(Records excerpted from a collection)
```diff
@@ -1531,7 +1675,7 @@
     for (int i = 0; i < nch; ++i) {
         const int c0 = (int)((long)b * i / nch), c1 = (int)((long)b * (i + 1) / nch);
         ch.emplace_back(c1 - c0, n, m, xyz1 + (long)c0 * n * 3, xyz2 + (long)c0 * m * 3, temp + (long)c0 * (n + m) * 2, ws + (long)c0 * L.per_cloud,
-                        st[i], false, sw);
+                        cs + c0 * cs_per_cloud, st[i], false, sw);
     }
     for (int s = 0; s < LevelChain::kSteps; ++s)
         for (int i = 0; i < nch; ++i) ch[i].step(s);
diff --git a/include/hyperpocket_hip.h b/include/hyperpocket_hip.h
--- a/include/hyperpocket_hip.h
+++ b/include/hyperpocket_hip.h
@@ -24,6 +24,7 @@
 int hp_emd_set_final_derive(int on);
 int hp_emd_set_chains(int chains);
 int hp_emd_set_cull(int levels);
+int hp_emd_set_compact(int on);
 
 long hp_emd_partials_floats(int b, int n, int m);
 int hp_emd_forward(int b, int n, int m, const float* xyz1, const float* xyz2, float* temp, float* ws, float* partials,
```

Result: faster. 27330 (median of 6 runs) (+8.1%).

---

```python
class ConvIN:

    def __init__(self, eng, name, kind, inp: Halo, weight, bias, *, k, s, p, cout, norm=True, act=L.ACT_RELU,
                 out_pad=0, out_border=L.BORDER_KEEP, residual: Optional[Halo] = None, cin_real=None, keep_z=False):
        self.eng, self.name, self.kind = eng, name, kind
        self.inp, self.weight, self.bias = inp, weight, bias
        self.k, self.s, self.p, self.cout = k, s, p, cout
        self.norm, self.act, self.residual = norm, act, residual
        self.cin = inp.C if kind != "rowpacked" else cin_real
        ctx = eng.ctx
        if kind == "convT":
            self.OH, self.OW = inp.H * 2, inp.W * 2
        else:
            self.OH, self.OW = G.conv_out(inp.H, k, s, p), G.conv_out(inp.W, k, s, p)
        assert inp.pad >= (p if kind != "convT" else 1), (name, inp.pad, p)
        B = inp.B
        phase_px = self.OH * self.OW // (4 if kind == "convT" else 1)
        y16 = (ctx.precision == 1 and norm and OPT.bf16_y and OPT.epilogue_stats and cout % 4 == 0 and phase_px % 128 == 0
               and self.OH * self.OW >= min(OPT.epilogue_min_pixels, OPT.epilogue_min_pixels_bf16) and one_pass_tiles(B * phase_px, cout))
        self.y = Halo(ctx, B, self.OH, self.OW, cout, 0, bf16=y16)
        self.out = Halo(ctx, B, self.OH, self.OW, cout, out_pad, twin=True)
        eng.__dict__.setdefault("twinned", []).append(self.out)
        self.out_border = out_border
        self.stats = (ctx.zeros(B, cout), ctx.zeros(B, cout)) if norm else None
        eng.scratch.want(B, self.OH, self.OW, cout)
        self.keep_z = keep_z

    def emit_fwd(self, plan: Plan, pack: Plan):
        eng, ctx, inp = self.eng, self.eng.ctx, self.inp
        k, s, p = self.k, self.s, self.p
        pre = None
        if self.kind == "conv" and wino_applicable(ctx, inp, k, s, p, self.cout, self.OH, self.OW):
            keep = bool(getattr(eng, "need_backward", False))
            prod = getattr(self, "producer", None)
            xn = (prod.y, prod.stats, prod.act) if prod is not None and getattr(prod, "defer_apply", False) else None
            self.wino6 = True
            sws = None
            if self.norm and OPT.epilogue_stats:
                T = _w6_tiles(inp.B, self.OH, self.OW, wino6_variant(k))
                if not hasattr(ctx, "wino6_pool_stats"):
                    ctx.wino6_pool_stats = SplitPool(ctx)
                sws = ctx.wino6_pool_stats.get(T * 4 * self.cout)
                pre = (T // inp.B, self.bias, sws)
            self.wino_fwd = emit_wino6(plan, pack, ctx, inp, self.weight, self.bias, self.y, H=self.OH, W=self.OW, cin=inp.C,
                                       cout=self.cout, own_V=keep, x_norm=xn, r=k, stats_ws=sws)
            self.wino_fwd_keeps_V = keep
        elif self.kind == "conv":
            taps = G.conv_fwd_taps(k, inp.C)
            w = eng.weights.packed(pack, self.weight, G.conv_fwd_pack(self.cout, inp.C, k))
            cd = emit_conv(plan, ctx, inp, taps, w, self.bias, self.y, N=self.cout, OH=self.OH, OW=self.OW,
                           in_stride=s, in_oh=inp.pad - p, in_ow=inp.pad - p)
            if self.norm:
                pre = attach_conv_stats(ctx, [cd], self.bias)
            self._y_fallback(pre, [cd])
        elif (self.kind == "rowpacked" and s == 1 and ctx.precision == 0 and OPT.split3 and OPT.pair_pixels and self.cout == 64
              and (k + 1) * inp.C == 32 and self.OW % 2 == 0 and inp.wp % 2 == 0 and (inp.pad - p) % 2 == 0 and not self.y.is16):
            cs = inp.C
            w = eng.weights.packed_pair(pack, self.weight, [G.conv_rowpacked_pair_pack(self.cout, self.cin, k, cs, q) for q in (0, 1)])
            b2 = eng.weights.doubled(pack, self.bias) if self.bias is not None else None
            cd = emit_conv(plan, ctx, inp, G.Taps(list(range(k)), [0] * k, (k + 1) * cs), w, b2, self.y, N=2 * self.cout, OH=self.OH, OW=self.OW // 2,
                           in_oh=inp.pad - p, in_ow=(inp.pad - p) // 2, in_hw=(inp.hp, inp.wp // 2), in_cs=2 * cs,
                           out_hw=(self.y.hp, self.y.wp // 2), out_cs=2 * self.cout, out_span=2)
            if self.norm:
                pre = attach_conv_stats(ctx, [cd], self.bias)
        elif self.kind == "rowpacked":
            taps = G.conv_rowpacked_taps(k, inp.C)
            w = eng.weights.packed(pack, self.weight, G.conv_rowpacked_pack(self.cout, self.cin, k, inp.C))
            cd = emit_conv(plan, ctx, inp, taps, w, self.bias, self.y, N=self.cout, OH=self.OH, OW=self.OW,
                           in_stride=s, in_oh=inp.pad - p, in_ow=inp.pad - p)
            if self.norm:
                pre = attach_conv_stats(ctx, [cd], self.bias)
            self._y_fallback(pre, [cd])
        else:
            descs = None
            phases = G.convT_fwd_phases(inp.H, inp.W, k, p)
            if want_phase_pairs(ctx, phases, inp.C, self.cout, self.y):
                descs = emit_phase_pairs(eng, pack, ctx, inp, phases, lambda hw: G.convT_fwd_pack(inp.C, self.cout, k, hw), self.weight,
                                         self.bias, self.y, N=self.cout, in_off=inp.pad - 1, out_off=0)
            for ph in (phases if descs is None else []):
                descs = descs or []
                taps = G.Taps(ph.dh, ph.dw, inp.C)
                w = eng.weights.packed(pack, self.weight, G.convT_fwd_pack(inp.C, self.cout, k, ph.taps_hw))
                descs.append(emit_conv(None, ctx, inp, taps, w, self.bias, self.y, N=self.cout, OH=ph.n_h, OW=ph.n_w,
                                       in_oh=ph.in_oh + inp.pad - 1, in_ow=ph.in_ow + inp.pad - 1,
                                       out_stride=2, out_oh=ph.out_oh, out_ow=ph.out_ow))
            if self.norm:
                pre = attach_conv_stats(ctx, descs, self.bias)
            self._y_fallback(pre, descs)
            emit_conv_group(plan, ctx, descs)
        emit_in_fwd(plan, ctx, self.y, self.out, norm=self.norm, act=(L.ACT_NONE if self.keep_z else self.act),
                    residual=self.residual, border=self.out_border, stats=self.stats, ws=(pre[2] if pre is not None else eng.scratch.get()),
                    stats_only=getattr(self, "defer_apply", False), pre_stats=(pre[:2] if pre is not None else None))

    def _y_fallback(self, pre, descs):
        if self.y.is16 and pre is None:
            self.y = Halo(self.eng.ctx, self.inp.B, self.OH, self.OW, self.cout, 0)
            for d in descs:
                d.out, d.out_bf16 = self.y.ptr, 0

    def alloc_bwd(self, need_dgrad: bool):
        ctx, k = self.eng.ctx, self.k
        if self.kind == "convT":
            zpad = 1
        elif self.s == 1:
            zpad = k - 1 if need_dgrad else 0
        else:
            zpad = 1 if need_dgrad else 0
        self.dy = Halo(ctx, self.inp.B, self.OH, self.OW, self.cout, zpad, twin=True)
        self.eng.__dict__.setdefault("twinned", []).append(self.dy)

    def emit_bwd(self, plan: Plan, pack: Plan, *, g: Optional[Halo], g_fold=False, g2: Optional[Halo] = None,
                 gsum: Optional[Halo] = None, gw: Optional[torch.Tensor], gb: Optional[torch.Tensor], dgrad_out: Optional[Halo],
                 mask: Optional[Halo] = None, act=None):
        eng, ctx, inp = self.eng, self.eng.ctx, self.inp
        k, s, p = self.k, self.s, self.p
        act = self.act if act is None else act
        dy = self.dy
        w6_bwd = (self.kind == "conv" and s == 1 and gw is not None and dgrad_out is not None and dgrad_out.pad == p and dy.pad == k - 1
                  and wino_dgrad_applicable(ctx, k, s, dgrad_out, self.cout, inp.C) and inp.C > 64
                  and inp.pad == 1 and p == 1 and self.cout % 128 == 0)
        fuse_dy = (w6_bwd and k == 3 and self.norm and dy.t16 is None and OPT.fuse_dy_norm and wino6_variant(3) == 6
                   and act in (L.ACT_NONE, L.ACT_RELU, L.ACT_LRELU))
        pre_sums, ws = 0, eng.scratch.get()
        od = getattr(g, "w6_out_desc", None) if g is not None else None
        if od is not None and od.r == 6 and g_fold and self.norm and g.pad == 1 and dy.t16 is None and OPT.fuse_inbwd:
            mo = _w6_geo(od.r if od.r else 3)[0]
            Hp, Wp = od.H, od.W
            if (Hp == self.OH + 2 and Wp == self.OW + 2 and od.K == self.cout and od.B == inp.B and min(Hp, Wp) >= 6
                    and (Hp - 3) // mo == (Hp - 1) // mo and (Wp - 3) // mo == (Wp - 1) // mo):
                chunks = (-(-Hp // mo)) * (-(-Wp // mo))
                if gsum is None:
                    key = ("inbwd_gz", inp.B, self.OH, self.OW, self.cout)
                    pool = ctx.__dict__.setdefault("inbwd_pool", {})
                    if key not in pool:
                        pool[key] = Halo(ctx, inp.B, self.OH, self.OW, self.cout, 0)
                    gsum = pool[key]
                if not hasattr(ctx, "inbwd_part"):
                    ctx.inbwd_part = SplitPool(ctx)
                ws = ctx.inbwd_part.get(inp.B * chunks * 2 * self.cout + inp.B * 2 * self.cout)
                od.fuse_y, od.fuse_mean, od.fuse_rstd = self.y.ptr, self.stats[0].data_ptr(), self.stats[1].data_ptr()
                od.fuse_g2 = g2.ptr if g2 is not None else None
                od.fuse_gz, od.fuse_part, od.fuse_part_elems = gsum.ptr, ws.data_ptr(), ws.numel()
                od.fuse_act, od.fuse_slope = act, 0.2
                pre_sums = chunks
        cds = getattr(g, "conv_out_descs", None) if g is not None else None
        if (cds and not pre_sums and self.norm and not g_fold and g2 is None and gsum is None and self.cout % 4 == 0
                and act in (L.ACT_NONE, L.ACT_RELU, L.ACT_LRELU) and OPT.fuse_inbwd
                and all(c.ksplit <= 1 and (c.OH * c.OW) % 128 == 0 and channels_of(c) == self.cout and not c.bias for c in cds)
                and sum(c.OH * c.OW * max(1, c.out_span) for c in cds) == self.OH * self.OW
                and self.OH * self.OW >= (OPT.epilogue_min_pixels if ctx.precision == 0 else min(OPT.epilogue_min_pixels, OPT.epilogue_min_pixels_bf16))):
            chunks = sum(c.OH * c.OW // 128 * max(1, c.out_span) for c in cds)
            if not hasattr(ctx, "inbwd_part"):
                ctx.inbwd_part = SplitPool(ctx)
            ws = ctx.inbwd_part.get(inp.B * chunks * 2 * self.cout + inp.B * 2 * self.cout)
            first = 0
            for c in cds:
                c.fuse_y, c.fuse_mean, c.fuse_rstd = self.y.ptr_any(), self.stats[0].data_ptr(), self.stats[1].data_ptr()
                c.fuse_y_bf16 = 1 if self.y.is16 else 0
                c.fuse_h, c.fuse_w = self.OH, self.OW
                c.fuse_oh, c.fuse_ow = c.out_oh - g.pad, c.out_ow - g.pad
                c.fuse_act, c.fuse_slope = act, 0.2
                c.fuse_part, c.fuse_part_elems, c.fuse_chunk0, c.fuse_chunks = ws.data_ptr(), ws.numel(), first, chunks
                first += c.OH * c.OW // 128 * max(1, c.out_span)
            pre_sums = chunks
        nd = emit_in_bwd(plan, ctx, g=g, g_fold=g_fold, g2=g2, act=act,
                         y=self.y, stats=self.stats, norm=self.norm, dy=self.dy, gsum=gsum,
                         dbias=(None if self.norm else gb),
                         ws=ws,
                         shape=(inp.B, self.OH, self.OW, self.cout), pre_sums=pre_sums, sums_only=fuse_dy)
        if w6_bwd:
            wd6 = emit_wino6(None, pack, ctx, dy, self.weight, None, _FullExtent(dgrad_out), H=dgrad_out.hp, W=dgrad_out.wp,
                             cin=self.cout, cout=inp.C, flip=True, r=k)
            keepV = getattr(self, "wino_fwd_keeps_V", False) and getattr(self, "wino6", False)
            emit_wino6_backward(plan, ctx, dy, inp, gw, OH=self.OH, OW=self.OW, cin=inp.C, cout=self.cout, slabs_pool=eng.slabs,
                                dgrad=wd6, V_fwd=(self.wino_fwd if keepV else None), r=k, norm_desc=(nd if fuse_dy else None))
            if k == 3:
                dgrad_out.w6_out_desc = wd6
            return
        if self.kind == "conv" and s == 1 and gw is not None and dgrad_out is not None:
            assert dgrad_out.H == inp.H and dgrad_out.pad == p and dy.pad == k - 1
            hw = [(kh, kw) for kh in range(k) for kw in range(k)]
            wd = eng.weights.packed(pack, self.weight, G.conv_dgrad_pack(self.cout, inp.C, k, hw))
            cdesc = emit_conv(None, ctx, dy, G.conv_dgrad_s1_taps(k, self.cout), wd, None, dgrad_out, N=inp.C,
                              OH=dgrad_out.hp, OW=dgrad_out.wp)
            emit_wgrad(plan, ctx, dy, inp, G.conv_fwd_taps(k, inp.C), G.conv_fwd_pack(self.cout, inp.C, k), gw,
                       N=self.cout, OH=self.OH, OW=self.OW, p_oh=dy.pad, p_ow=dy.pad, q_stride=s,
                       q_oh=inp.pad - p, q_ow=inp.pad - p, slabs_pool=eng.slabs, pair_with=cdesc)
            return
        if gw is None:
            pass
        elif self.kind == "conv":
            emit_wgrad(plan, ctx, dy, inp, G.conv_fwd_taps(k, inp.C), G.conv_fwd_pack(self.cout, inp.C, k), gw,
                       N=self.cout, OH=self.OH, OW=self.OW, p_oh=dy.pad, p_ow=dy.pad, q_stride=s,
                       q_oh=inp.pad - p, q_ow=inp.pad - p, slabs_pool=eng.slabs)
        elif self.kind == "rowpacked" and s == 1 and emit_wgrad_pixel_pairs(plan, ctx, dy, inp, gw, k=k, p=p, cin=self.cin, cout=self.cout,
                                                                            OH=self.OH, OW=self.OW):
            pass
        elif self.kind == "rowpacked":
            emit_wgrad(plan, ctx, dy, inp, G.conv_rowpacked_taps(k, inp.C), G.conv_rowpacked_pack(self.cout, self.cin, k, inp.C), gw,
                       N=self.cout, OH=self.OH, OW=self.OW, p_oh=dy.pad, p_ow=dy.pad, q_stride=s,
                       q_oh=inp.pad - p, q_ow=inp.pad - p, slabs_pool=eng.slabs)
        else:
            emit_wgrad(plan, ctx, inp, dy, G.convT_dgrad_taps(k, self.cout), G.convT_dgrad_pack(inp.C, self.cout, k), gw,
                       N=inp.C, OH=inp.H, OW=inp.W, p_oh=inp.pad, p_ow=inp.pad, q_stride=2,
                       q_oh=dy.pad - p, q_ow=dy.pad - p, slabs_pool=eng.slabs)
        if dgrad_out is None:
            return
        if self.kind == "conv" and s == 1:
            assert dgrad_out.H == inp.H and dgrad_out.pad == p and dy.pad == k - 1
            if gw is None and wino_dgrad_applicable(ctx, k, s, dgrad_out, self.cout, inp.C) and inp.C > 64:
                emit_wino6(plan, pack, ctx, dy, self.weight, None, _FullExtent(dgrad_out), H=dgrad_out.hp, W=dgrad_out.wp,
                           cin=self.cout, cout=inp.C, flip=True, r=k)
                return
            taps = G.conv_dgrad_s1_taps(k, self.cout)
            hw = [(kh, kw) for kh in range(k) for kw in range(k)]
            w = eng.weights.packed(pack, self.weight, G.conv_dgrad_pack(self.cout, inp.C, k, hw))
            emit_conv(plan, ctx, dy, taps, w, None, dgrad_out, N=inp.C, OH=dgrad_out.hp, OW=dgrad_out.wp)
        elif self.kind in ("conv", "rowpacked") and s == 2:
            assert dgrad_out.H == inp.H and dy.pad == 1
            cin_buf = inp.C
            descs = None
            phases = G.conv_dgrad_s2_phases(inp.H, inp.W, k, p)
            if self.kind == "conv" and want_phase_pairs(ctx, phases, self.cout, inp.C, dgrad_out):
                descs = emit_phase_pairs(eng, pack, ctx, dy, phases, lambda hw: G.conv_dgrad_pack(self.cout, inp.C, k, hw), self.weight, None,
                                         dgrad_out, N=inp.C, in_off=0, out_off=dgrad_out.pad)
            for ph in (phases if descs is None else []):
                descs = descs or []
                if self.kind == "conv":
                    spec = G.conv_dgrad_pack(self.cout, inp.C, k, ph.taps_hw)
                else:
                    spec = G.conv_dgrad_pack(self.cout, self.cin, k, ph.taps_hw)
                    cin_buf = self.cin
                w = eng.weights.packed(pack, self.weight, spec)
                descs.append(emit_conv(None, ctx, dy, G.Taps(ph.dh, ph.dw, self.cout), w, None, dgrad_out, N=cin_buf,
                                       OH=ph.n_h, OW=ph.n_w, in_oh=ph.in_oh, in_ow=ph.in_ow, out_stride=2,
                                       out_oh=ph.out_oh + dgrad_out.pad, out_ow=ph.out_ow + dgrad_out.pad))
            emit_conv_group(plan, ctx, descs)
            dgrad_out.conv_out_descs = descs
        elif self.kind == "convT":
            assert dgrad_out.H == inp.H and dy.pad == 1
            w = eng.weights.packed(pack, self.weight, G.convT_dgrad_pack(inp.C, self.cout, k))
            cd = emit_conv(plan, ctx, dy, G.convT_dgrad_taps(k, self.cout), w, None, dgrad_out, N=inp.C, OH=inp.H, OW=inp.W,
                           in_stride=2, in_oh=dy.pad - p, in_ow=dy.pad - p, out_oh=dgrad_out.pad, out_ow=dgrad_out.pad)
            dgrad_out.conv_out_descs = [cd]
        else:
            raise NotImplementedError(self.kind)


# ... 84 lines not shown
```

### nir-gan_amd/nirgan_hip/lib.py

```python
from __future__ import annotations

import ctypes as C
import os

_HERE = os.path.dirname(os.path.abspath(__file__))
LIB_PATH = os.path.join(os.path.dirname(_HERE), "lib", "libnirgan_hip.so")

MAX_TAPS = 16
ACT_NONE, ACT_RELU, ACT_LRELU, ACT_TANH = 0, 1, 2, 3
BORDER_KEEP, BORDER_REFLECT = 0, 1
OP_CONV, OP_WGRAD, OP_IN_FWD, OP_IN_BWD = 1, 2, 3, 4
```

### What is being asked
Please find each line in the records above that holds the word "prod", and copy it.

### Response for this exercise
            prod = getattr(self, "producer", None)
            xn = (prod.y, prod.stats, prod.act) if prod is not None and getattr(prod, "defer_apply", False) else None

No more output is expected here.